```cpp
extern "C" int dc_tag_linear_fwd_narrow(const float *slab, int64_t ld, const float *const *ws, int nseg, int64_t fi,
                                        const float *bias, int relu, float *out, int64_t ldo, int64_t N, int64_t wpad,
                                        int64_t Fo, dc_stream_t stream) {
    DC_REQUIRE(dc_tag_linear_fwd_narrow_ok(fi, nseg, wpad, Fo),
               "dc_tag_linear_fwd_narrow: needs Fo = 256, a padded reduction of 96 / 112 / 128 >= nseg * fi (got Fo=%lld wpad=%lld "
               "nseg=%d fi=%lld)", (long long)Fo, (long long)wpad, nseg, (long long)fi);
    DC_REQUIRE(N >= 0, "dc_tag_linear_fwd_narrow: negative N");
    if (N == 0) return DC_OK;
    DC_REQUIRE(slab && ws && out && ld >= wpad && ldo >= Fo, "dc_tag_linear_fwd_narrow: null pointer / short leading dimension");
    DC_REQUIRE(ld % 4 == 0 && ldo % 4 == 0 && ((uintptr_t)slab & 15) == 0 && ((uintptr_t)out & 15) == 0,
               "dc_tag_linear_fwd_narrow: rows of the slab and of the output must be 16-byte aligned");
    DC_REQUIRE(N < ((int64_t)1 << 31) - 64, "dc_tag_linear_fwd_narrow: too many rows");
    NarrowParams p{};
    p.x = slab, p.ld = ld, p.nseg = nseg, p.fi = (int)fi, p.bias = bias, p.out = out, p.ldo = ldo, p.N = N, p.relu = relu;
    for (int s = 0; s < nseg; ++s) {
        DC_REQUIRE(ws[s], "dc_tag_linear_fwd_narrow: null weight segment %d", s);
        p.w[s] = ws[s];
    }
    hipStream_t hs = (hipStream_t)stream;
    switch (wpad) {
    case 96: narrow_launch<6>(p, hs); break;
    case 112: narrow_launch<7>(p, hs); break;
    default: narrow_launch<8>(p, hs); break;
    }
    return check_launch("dc_tag_linear_fwd_narrow");
}
```

### deformcontact_amd/csrc/dc_spmm.hip

```cpp
#include <stdlib.h>

#include "dc_common.h"

#pragma clang fp contract(off)

namespace dc {

template <int VEC> struct Vec;
template <> struct Vec<1> { using T = float; };
template <> struct Vec<4> { using T = float4; };

__device__ __forceinline__ float vzero(float) { return 0.0f; }
__device__ __forceinline__ float4 vzero(float4) { return make_float4(0.f, 0.f, 0.f, 0.f); }

__device__ __forceinline__ void vaxpy(float &acc, float w, float v) {
    const float m = w * v;
    acc = acc + m;
}
__device__ __forceinline__ void vaxpy(float4 &acc, float w, const float4 &v) {
    const float mx = w * v.x, my = w * v.y, mz = w * v.z, mw = w * v.w;
    acc.x = acc.x + mx;
    acc.y = acc.y + my;
    acc.z = acc.z + mz;
    acc.w = acc.w + mw;
// ... 101 lines not shown
        ww[0] = row_share_f<0>(my_w), ww[1] = row_share_f<1>(my_w), ww[2] = row_share_f<2>(my_w);
        ww[3] = row_share_f<3>(my_w), ww[4] = row_share_f<4>(my_w), ww[5] = row_share_f<5>(my_w);
        ww[6] = row_share_f<6>(my_w), ww[7] = row_share_f<7>(my_w);
    } else {
        const bool mine = sub < 8 && p + sub < end;
        const int my_s = mine ? other[p + sub] : 0;
        const float my_w = mine ? (w ? w[p + sub] : 1.0f) : 0.0f;
#pragma unroll
        for (int j = 0; j < 8; ++j) {
            s[j] = __shfl(my_s, j, L);
            ww[j] = __shfl(my_w, j, L);
        }
    }
}
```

-*-*-

What the task requires:
Exactly as they appear above, copy out all the records.

Reply to the task:
```cpp
extern "C" int dc_tag_linear_fwd_narrow(const float *slab, int64_t ld, const float *const *ws, int nseg, int64_t fi,
                                        const float *bias, int relu, float *out, int64_t ldo, int64_t N, int64_t wpad,
                                        int64_t Fo, dc_stream_t stream) {
    DC_REQUIRE(dc_tag_linear_fwd_narrow_ok(fi, nseg, wpad, Fo),
               "dc_tag_linear_fwd_narrow: needs Fo = 256, a padded reduction of 96 / 112 / 128 >= nseg * fi (got Fo=%lld wpad=%lld "
               "nseg=%d fi=%lld)", (long long)Fo, (long long)wpad, nseg, (long long)fi);
    DC_REQUIRE(N >= 0, "dc_tag_linear_fwd_narrow: negative N");
    if (N == 0) return DC_OK;
    DC_REQUIRE(slab && ws && out && ld >= wpad && ldo >= Fo, "dc_tag_linear_fwd_narrow: null pointer / short leading dimension");
    DC_REQUIRE(ld % 4 == 0 && ldo % 4 == 0 && ((uintptr_t)slab & 15) == 0 && ((uintptr_t)out & 15) == 0,
               "dc_tag_linear_fwd_narrow: rows of the slab and of the output must be 16-byte aligned");
    DC_REQUIRE(N < ((int64_t)1 << 31) - 64, "dc_tag_linear_fwd_narrow: too many rows");
    NarrowParams p{};
    p.x = slab, p.ld = ld, p.nseg = nseg, p.fi = (int)fi, p.bias = bias, p.out = out, p.ldo = ldo, p.N = N, p.relu = relu;
    for (int s = 0; s < nseg; ++s) {
        DC_REQUIRE(ws[s], "dc_tag_linear_fwd_narrow: null weight segment %d", s);
        p.w[s] = ws[s];
    }
    hipStream_t hs = (hipStream_t)stream;
    switch (wpad) {
    case 96: narrow_launch<6>(p, hs); break;
    case 112: narrow_launch<7>(p, hs); break;
    default: narrow_launch<8>(p, hs); break;
    }
    return check_launch("dc_tag_linear_fwd_narrow");
}
```

### deformcontact_amd/csrc/dc_spmm.hip

```cpp
#include <stdlib.h>

#include "dc_common.h"

#pragma clang fp contract(off)

namespace dc {

template <int VEC> struct Vec;
template <> struct Vec<1> { using T = float; };
template <> struct Vec<4> { using T = float4; };

__device__ __forceinline__ float vzero(float) { return 0.0f; }
__device__ __forceinline__ float4 vzero(float4) { return make_float4(0.f, 0.f, 0.f, 0.f); }

__device__ __forceinline__ void vaxpy(float &acc, float w, float v) {
    const float m = w * v;
    acc = acc + m;
}
__device__ __forceinline__ void vaxpy(float4 &acc, float w, const float4 &v) {
    const float mx = w * v.x, my = w * v.y, mz = w * v.z, mw = w * v.w;
    acc.x = acc.x + mx;
    acc.y = acc.y + my;
    acc.z = acc.z + mz;
    acc.w = acc.w + mw;
// ... 101 lines not shown
        ww[0] = row_share_f<0>(my_w), ww[1] = row_share_f<1>(my_w), ww[2] = row_share_f<2>(my_w);
        ww[3] = row_share_f<3>(my_w), ww[4] = row_share_f<4>(my_w), ww[5] = row_share_f<5>(my_w);
        ww[6] = row_share_f<6>(my_w), ww[7] = row_share_f<7>(my_w);
    } else {
        const bool mine = sub < 8 && p + sub < end;
        const int my_s = mine ? other[p + sub] : 0;
        const float my_w = mine ? (w ? w[p + sub] : 1.0f) : 0.0f;
#pragma unroll
        for (int j = 0; j < 8; ++j) {
            s[j] = __shfl(my_s, j, L);
            ww[j] = __shfl(my_w, j, L);
        }
    }
}
```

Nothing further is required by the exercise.